Potężna eksplozja wstrząsnęła we wtorek 4 października zakładami zbrojeniowymi Arsenał w środkowej Bułgarii. Był to już kolejny w ostatnich wybuch w bułgarskich zakładach zbrojeniowych w tej części kraju.

Publiczna rozgłośnia radiowa w Bułgarii poinformowała, ze wskutek wtorkowego wybuchu trzy osoby poniosły śmierć, a kolejne trzy doznały obrażeń. Zostały one niezwłocznie przewiezione do szpitala w Starej Zagorze.

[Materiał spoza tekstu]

struct Pass {
    uint64_t seed;
    uint32_t begin, count;
    int startBounce, lastBounce;
    float *accum;
    float *squares;
    hipStream_t stream;
    int nPixels, chunk, chunksPerPixel;
    unsigned int nUnits;
    const uint32_t *pixelList;
    int nList;
    uint32_t *counts;

    int unitPixels() const { return nList > 0 ? nList : nPixels; }
    size_t bufferUnits() const { return (size_t)nPixels * (size_t)chunksPerPixel; }
};

static void launchResolve(const Pass &pass, const RenderParams &params, hipStream_t stream)
{
    const dim3 pixelGrid((unsigned)((pass.unitPixels() + kBlock - 1) / kBlock));
    if (pass.nList > 0) {
        ListMomentsParams moments;
        moments.chunkBuf = params.state.chunkBuf;
        moments.pixelList = pass.pixelList;
        moments.nList = pass.nList;
        moments.nPixels = params.nPixels;
        moments.chunksPerPixel = params.chunksPerPixel;
        moments.samples = pass.count;
        moments.sum = params.accum;
        moments.squares = pass.squares;
        moments.count = pass.counts;
        hipLaunchKernelGGL(k_resolve_list, pixelGrid, dim3(kBlock), 0, stream, moments);
    } else if (pass.squares) {
        MomentsParams moments;
        moments.chunkBuf = params.state.chunkBuf;
        moments.nPixels = params.nPixels;
        moments.chunksPerPixel = params.chunksPerPixel;
        moments.sum = params.accum;
        moments.squares = pass.squares;
        hipLaunchKernelGGL(k_resolve_moments, pixelGrid, dim3(kBlock), 0, stream, moments);
    } else {
        hipLaunchKernelGGL(k_resolve, pixelGrid, dim3(kBlock), 0, stream, params);
    }
}

static bool fillPassParams(RenderParams &q, const PathedScene *scene, const Pass &pass, int pool, int pools, int nQueues)
{
    q.scene = scene->device;
    q.state.chunkBuf = scene->chunkBuf.ptr;
    q.counters = scene->counters.ptr + (size_t)pool * kCtrCount;
    q.stats = scene->stats.ptr;
    q.accum = pass.accum;
    q.nPixels = pass.nPixels;
    q.chunk = pass.chunk;
    q.chunksPerPixel = pass.chunksPerPixel;
    q.seedLo = (uint32_t)pass.seed;
    q.seedHi = (uint32_t)(pass.seed >> 32);
    q.sppBegin = pass.begin;
    q.sppEnd = pass.begin + pass.count;
    q.startBounce = pass.startBounce;
    q.lastBounce = pass.lastBounce;
    if (pass.nList > 0) { q.cameraQueue = reinterpret_cast<float4 *>(const_cast<uint32_t *>(pass.pixelList)); }
    return fillUnitOrder(q, pass.nList > 0 ? kOrderList : scene->unitOrder, scene->width, (unsigned long long)pass.unitPixels(), pass.chunksPerPixel, pool, pools, nQueues);
}

template <typename Launch>
static int persistentPass(PathedScene *scene, const Pass &pass, int blocksPerCu, int maxStack, int ldsRows, Launch launch)
{
    if (scene->chunkCapacity < pass.bufferUnits()) {
        HIP_TRY(scene->chunkBuf.allocate(pass.bufferUnits()));
        scene->chunkCapacity = pass.bufferUnits();
    }
    if (!scene->counters.ptr) { HIP_TRY(scene->counters.allocate(kMaxPools * kCtrCount)); }
    if (!scene->stats.ptr) {
        HIP_TRY(scene->stats.allocate(kStatCount));
        HIP_TRY(hipMemset(scene->stats.ptr, 0, kStatCount * sizeof(unsigned long long)));
    }

    unsigned long long blocks = (unsigned long long)scene->computeUnits * blocksPerCu;
    const unsigned long long blocksNeeded = ((unsigned long long)pass.nUnits + (unsigned long long)kBlock - 1) / kBlock;
    if (blocks > blocksNeeded) { blocks = blocksNeeded; }
    if (blocks < 1) { blocks = 1; }
    const unsigned int waves = (unsigned int)blocks * kWavesPerBlock;

    RenderParams params;
    std::memset(&params, 0, sizeof params);
    if (maxStack > 0) {
        const size_t overflowRows = (size_t)(maxStack > ldsRows ? maxStack - ldsRows : 0);
        const size_t overflowInts = (size_t)blocks * kBlock * (overflowRows ? overflowRows : 1);
        if (scene->volumeOverflow.count < overflowInts) { HIP_TRY(scene->volumeOverflow.allocate(overflowInts)); }
        params.stackOverflow = scene->volumeOverflow.ptr;
        params.maxStack = maxStack;
    }
    if (!fillPassParams(params, scene, pass, 0, 1, (int)(waves < (unsigned int)kUnitQueues ? waves : (unsigned int)kUnitQueues))) {
        return fail(PATHED_E_INVALID, "too many work units in one pass");
    }
    {
        const unsigned int wavesPerQueue = (waves + (unsigned int)params.nQueues - 1) / (unsigned int)params.nQueues;
        unsigned int grab = (pass.nUnits / (unsigned int)params.nQueues) / (wavesPerQueue * 4u);
        params.unitGrab = (int)(grab < 1u ? 1u : grab > 64u ? 64u : grab);
    }

    HIP_TRY(hipMemsetAsync(params.counters, 0, kCtrCount * sizeof(unsigned int), pass.stream));
    int timed = -1;
    if (scene->timeKernels) {
        timed = scene->traceEvents.acquire();
        (void)hipEventRecord(scene->traceEvents.start[timed], pass.stream);
    }
    launch(params, dim3((unsigned)blocks), pass.stream);
    if (timed >= 0) { (void)hipEventRecord(scene->traceEvents.stop[timed], pass.stream); }
    scene->traceLaunchesAll++;
    launchResolve(pass, params, pass.stream);
    HIP_TRY(hipGetLastError());
    HIP_TRY(hipStreamSynchronize(pass.stream));

    scene->iterations += 1;
    scene->cameraSamples += (unsigned long long)pass.count * (unsigned long long)pass.unitPixels();
    return PATHED_OK;
}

Jak podano, eksplozja nastąpiła w znajdujących się w Kazanłyku w centralnej części kraju zakładach zbrojeniowych Arsenał. Wybuch miał miejsce w magazynie, gdzie przechowywano materiały wybuchowe. Świadkowie zgodnie zeznają, że wybuch miał ogromną siłę, a w jego następstwie nad budynkiem pojawiła się sporych rozmiarów czarna chmura. Tamtejsze władze powołały specjalną komisję, której zadaniem jest zbadanie i wyjaśnienie przyczyn całego zdarzenia.

Wtorkowy wybuch nie jest pierwszym tego rodzaju w Bułgarii. Na przeciągu kilku ostatnich lat w zakładach zbrojeniowych w Kazanłyku oraz leżącym w północno-zachodniej części Bułgarii Łomie i kilku innych miejscowościach doszło już do szeregu podobnych eksplozji, w których śmierć łącznie poniosło 20 osób. W ubiegłym roku bułgarska prokuratura poinformowała, że podejrzewa Rosję o wywołanie przynajmniej części tych eksplozji.